Recently my neighbor got a really bright outdoor light on the side of their
house and even with black out blinds it wasn't close to enough blockage
because light kept leaking through the sides and even pierced the blinds.

The first night I noticed that, I was like "jesus, why is it so bright
outside" and I tried to sleep unsuccessfully. I was up until about 3am when I
normally goto bed at 11pm'ish. I tried everything to block it on the spot like
trying to pile up a sheet near my face but it had no effect since the light
just illuminated the room.
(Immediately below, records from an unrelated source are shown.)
seal_amd/__init__.py:

```python
from .api import (CoeffModulus, PlainModulus, EncryptionParameters, SEALContext, ContextData, Ciphertext, Plaintext, KSwitchKeys,
                  RelinKeys, GaloisKeys, Evaluator, SecretKey, PublicKey, KeyGenerator, Decryptor, Encryptor, BatchEncoder, CKKSEncoder, Graph, ItemMap, DeviceBuffer, HipTimer, ntt_forward, ntt_inverse,
                  dyadic_product, apply_galois, rns_stage, device_synchronize, device_info, release_pool, pool_stats, tail_stats, product_stats, galois_stats, ks_chunk_stats, xof_stats, Stream, Comm, device_count, set_device,
                  set_staged_host_copies, install_abort_trace)
from ._native import SealHipError, InvalidArgument, LogicError, OutOfRange, DeviceError, load

__all__ = [
    "CoeffModulus", "PlainModulus", "EncryptionParameters", "SEALContext", "ContextData", "Ciphertext", "Plaintext", "KSwitchKeys",
    "RelinKeys", "GaloisKeys", "Evaluator", "SecretKey", "PublicKey", "KeyGenerator", "Decryptor", "Encryptor", "BatchEncoder", "CKKSEncoder", "Graph", "ItemMap", "DeviceBuffer", "HipTimer", "ntt_forward", "ntt_inverse",
    "dyadic_product", "apply_galois", "rns_stage", "device_synchronize", "device_info", "release_pool", "pool_stats", "tail_stats", "product_stats", "galois_stats", "ks_chunk_stats", "xof_stats", "Stream", "Comm", "device_count", "set_device", "set_staged_host_copies", "install_abort_trace", "SealHipError",
    "InvalidArgument", "LogicError", "OutOfRange", "DeviceError", "load",
]
```

seal_amd/_native.py:

```python
import ctypes as C
import os

_HERE = os.path.dirname(os.path.abspath(__file__))
DEFAULT_LIB = os.path.join(_HERE, "lib", "libsealhip.so")

S_OK = 0
E_POINTER = 0x80004003
E_INVALIDARG = 0x80070057
E_OUTOFMEMORY = 0x8007000E
E_UNEXPECTED = 0x8000FFFF
COR_E_IO = 0x80131620
COR_E_INVALIDOPERATION = 0x80131509
E_INVALID_INDEX = 0x80070585


class SealHipError(Exception):

    def __init__(self, hr, message):
        super().__init__("%s (HRESULT 0x%08X)" % (message, hr & 0xFFFFFFFF))
        self.hresult = hr & 0xFFFFFFFF
        self.message = message


class InvalidArgument(SealHipError, ValueError):
    pass


class LogicError(SealHipError, RuntimeError):
    pass


class OutOfRange(SealHipError, IndexError):
    pass


class DeviceError(SealHipError, OSError):
    pass


_ERR = {E_INVALIDARG: InvalidArgument, COR_E_INVALIDOPERATION: LogicError, E_INVALID_INDEX: OutOfRange,
        COR_E_IO: DeviceError}

SYMBOLS = """
SealHip_Version SealHip_DeviceInfo SealHip_LastError CoeffModulus_Create1 PlainModulus_Batching
EncParams_Create1 EncParams_Destroy EncParams_SetPolyModulusDegree EncParams_GetPolyModulusDegree
EncParams_SetCoeffModulus EncParams_GetCoeffModulus EncParams_SetPlainModulus2 EncParams_GetScheme
SEALContext_Create SEALContext_Destroy SEALContext_KeyParmsId SEALContext_FirstParmsId SEALContext_LastParmsId
SEALContext_UsingKeyswitching SEALContext_ChainIndex SEALContext_ParmsIdAt SEALContext_CoeffModulusAt
SEALContext_TotalCoeffModulusBitCount SEALContext_SetParmsId SEALContext_NTTRoot SEALContext_BaseBsk
Ciphertext_Create3 Ciphertext_CreateBatch Ciphertext_Create2 Ciphertext_Set Ciphertext_Destroy Ciphertext_Resize1
Ciphertext_Size Ciphertext_BatchCount Ciphertext_PolyModulusDegree Ciphertext_CoeffModulusSize Ciphertext_ParmsId
Ciphertext_IsNTTForm Ciphertext_SetIsNTTForm Ciphertext_Scale Ciphertext_SetScale Ciphertext_CorrectionFactor
Ciphertext_SetCorrectionFactor Ciphertext_IsTransparent Ciphertext_DevicePtr Ciphertext_CopyFromHost
Ciphertext_CopyToHost Ciphertext_CopyWordsToHost Ciphertext_CopyFromDevice
Ciphertext_SaveSize Ciphertext_Save Ciphertext_UnsafeLoad Ciphertext_Load Ciphertext_LoadItem Ciphertext_SaveItem
KSwitchKeys_UnsafeLoad KSwitchKeys_Load KSwitchKeys_SaveSize KSwitchKeys_Save
KeyGenerator_Create1 KeyGenerator_Create2 KeyGenerator_Destroy KeyGenerator_SecretKey KeyGenerator_CreatePublicKey
KeyGenerator_CreateRelinKeys KeyGenerator_CreateGaloisKeysFromSteps KeyGenerator_CreateGaloisKeysAll KeyGenerator_CreateGaloisKeysFromElts KeyGenerator_KeyToHost KeyGenerator_SeededSaveSize KeyGenerator_CreateRelinKeysSave KeyGenerator_CreateGaloisKeysFromEltsSave SecretKey_Get PublicKey_Get
SecretKey_Create SecretKey_Destroy SecretKey_Set SecretKey_UnsafeLoad SecretKey_Load Decryptor_Create Decryptor_Destroy
Decryptor_Decrypt Decryptor_InvariantNoiseBudget Decryptor_DecryptBatchWords Decryptor_DecryptBatch
CKKSEncoder_Create CKKSEncoder_Destroy CKKSEncoder_SlotCount CKKSEncoder_Encode1 CKKSEncoder_Encode2 CKKSEncoder_Encode3 CKKSEncoder_Encode4 CKKSEncoder_Encode5 CKKSEncoder_Decode1 CKKSEncoder_Decode2
CKKSEncoder_EncodeDevice CKKSEncoder_DecodeDevice
BatchEncoder_Create BatchEncoder_Destroy BatchEncoder_GetSlotCount BatchEncoder_Encode1 BatchEncoder_Encode2 BatchEncoder_Decode1
BatchEncoder_Decode2 BatchEncoder_EncodeDevice BatchEncoder_DecodeDevice
PublicKey_Create PublicKey_Destroy PublicKey_Set PublicKey_UnsafeLoad PublicKey_Load Encryptor_Encrypt Encryptor_EncryptZero1 Encryptor_EncryptZero2 Encryptor_EncryptZeroSymmetric2
Encryptor_Create Encryptor_Destroy Encryptor_SetSeed Encryptor_EncryptZeroSymmetric1 Encryptor_EncryptSymmetric
Encryptor_SymmetricSaveSize Encryptor_EncryptZeroSymmetricSave Encryptor_EncryptSymmetricSave
Encryptor_EncryptSymmetricDevice Encryptor_EncryptDevice
Plaintext_Create1 Plaintext_Create5 Plaintext_Destroy Plaintext_Set4 Plaintext_SetFromDevice Plaintext_CoeffCount
Plaintext_IsNTTForm Plaintext_GetParmsId Plaintext_SetParmsId Plaintext_Scale Plaintext_SetScale Plaintext_CopyToHost
Plaintext_SaveSize Plaintext_Save Plaintext_UnsafeLoad Plaintext_Load
Evaluator_AddMany Evaluator_AddPlain Evaluator_SubPlain Evaluator_MultiplyMany Evaluator_MultiplyPlain Evaluator_Exponentiate
Evaluator_TransformToNTT1 Evaluator_ModSwitchToNext2 Evaluator_ModSwitchTo2
Evaluator_AddPlainDevice Evaluator_SubPlainDevice Evaluator_MultiplyPlainDevice Evaluator_TransformPlainToNTTDevice
Evaluator_SumItems Evaluator_DotPlainDevice shl_reduce_items shl_reduce_flush_intervals
Evaluator_DotItems shl_dot_items shl_dot_items_flush_interval
ItemMap_Create ItemMap_Destroy ItemMap_Info Evaluator_SumItemsMapped Evaluator_DotPlainMapped Evaluator_DotItemsMapped shl_reduce_mapped
CKKSEncoder_EncodeScalars CKKSEncoder_EncodeIntegerScalars Evaluator_LiftScalars Evaluator_DotScalarsDevice
shl_dot_scalars shl_dot_scalars_tile shl_dot_scalars_info
KSwitchKeys_Create1 KSwitchKeys_Destroy KSwitchKeys_Size KSwitchKeys_SetKey KSwitchKeys_SetKeyFromDevice
KSwitchKeys_SetKeyDigits KSwitchKeys_HasKey KSwitchKeys_DeviceBytes RelinKeys_GetIndex GaloisKeys_GetIndex GaloisTool_GetEltFromStep
Evaluator_Create Evaluator_Destroy Evaluator_SetStream Evaluator_Synchronize Evaluator_CopyTo Evaluator_SetTransparentCheck
Evaluator_BeginCapture Evaluator_EndCapture Evaluator_LaunchGraph Graph_Destroy
Evaluator_Negate Evaluator_Add Evaluator_Sub Evaluator_Multiply Evaluator_Square Evaluator_Relinearize
Evaluator_ModSwitchToNext1 Evaluator_ModSwitchTo1 Evaluator_RescaleToNext Evaluator_RescaleTo
Evaluator_ModReduceToNext Evaluator_ModReduceTo Evaluator_TransformToNTT2 Evaluator_TransformFromNTT Evaluator_ApplyGalois
Evaluator_RotateRows Evaluator_RotateColumns Evaluator_RotateVector Evaluator_ComplexConjugate
Evaluator_ContextUsingKeyswitching
Evaluator_SwitchKeyAccWords Evaluator_RelinearizePartial Evaluator_RelinearizeFinish Evaluator_ApplyGaloisPartial
Evaluator_ApplyGaloisFinish
Comm_GetUniqueId Comm_RcclAvailable Comm_Create Comm_Destroy Comm_Info Comm_DigitRange Comm_AllReduceWords Comm_BroadcastWords
Evaluator_RelinearizeDigitParallel Evaluator_ApplyGaloisDigitParallel Evaluator_RotateVectorDigitParallel
Evaluator_BroadcastKeyDigits Evaluator_SwitchKeySlots Evaluator_SwitchKeyPackTargets Evaluator_SwitchKeyFinishOwned
Evaluator_SwitchKeyAddGathered
SealHip_ReleasePool SealHip_PoolStats SealHip_TailStats SealHip_ProductStats SealHip_GaloisStats SealHip_XofStats SealHip_KsChunkStats SealHip_SetStagedHostCopies SealHip_InstallAbortTrace shl_stream_create shl_stream_destroy shl_device_count shl_set_device
shl_ntt_forward shl_ntt_inverse shl_dyadic_product shl_apply_galois shl_rns_stage shl_malloc shl_free
shl_memcpy_h2d shl_memcpy_d2h shl_device_synchronize shl_timer_create shl_timer_destroy shl_timer_start
shl_timer_stop
Ciphertext_Create4 Ciphertext_Create5 Ciphertext_GetDataAt1 Ciphertext_GetDataAt2 Ciphertext_Release Ciphertext_Reserve1
Ciphertext_Reserve2 Ciphertext_Reserve3 Ciphertext_Resize2 Ciphertext_Resize3 Ciphertext_Resize4 Ciphertext_SetDataAt
Ciphertext_SetParmsId Ciphertext_SizeCapacity ContextData_ChainIndex ContextData_CoeffDivPlainModulus ContextData_Destroy ContextData_NextContextData
ContextData_Parms ContextData_ParmsId ContextData_PlainUpperHalfIncrement ContextData_PlainUpperHalfThreshold ContextData_PrevContextData ContextData_Qualifiers
ContextData_TotalCoeffModulus ContextData_TotalCoeffModulusBitCount ContextData_UpperHalfIncrement ContextData_UpperHalfThreshold EPQ_Destroy EPQ_ParametersSet
EPQ_SecLevel EPQ_UsingBatching EPQ_UsingDescendingModulusChain EPQ_UsingFFT EPQ_UsingFastPlainLift EPQ_UsingNTT
EncParams_Create2 EncParams_Equals EncParams_GetParmsId EncParams_GetPlainModulus EncParams_Load EncParams_Save
EncParams_SaveSize EncParams_Set KSwitchKeys_AddKeyList KSwitchKeys_ClearDataAndReserve KSwitchKeys_Create2 KSwitchKeys_GetKeyList
KSwitchKeys_GetParmsId KSwitchKeys_RawSize KSwitchKeys_Set KSwitchKeys_SetParmsId PublicKey_Assign PublicKey_Create2
PublicKey_ParmsId PublicKey_Save PublicKey_SaveSize SEALContext_FirstContextData SEALContext_GetContextData SEALContext_KeyContextData
SEALContext_LastContextData SEALContext_ParameterErrorMessage SEALContext_ParameterErrorName SEALContext_ParametersSet SecretKey_Assign SecretKey_Create2
SecretKey_ParmsId SecretKey_Save SecretKey_SaveSize
""".split()
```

It was so light that I could see details across the
room, like individual fan blades on a 12" fan. I typically can only fall
asleep on 1 side but switching sides made no difference either.

So the next afternoon I decided to try an experiment. I took a black garbage
bag and completely covered the window. I actually laughed out loud to myself
at how dark it was when it was bright outside.

That night was remarkable. I didn't think a room could be so dark. It was the
most peaceful sleep ever, except now my TV's little red dot is a distraction
where as even pre-outside light it wasn't noticeable.

So if you have trouble sleeping, you may want to try to make your room as dark
as possible as a test. Even in hostile lighting conditions a black garbage bag
(one of the big ones you would use for leafs) can solve the problem. I hung
mine with 2 nails, so when I wake up I just unhook 1 side to get natural
light. The only problem is it looks completely stupid from the inside.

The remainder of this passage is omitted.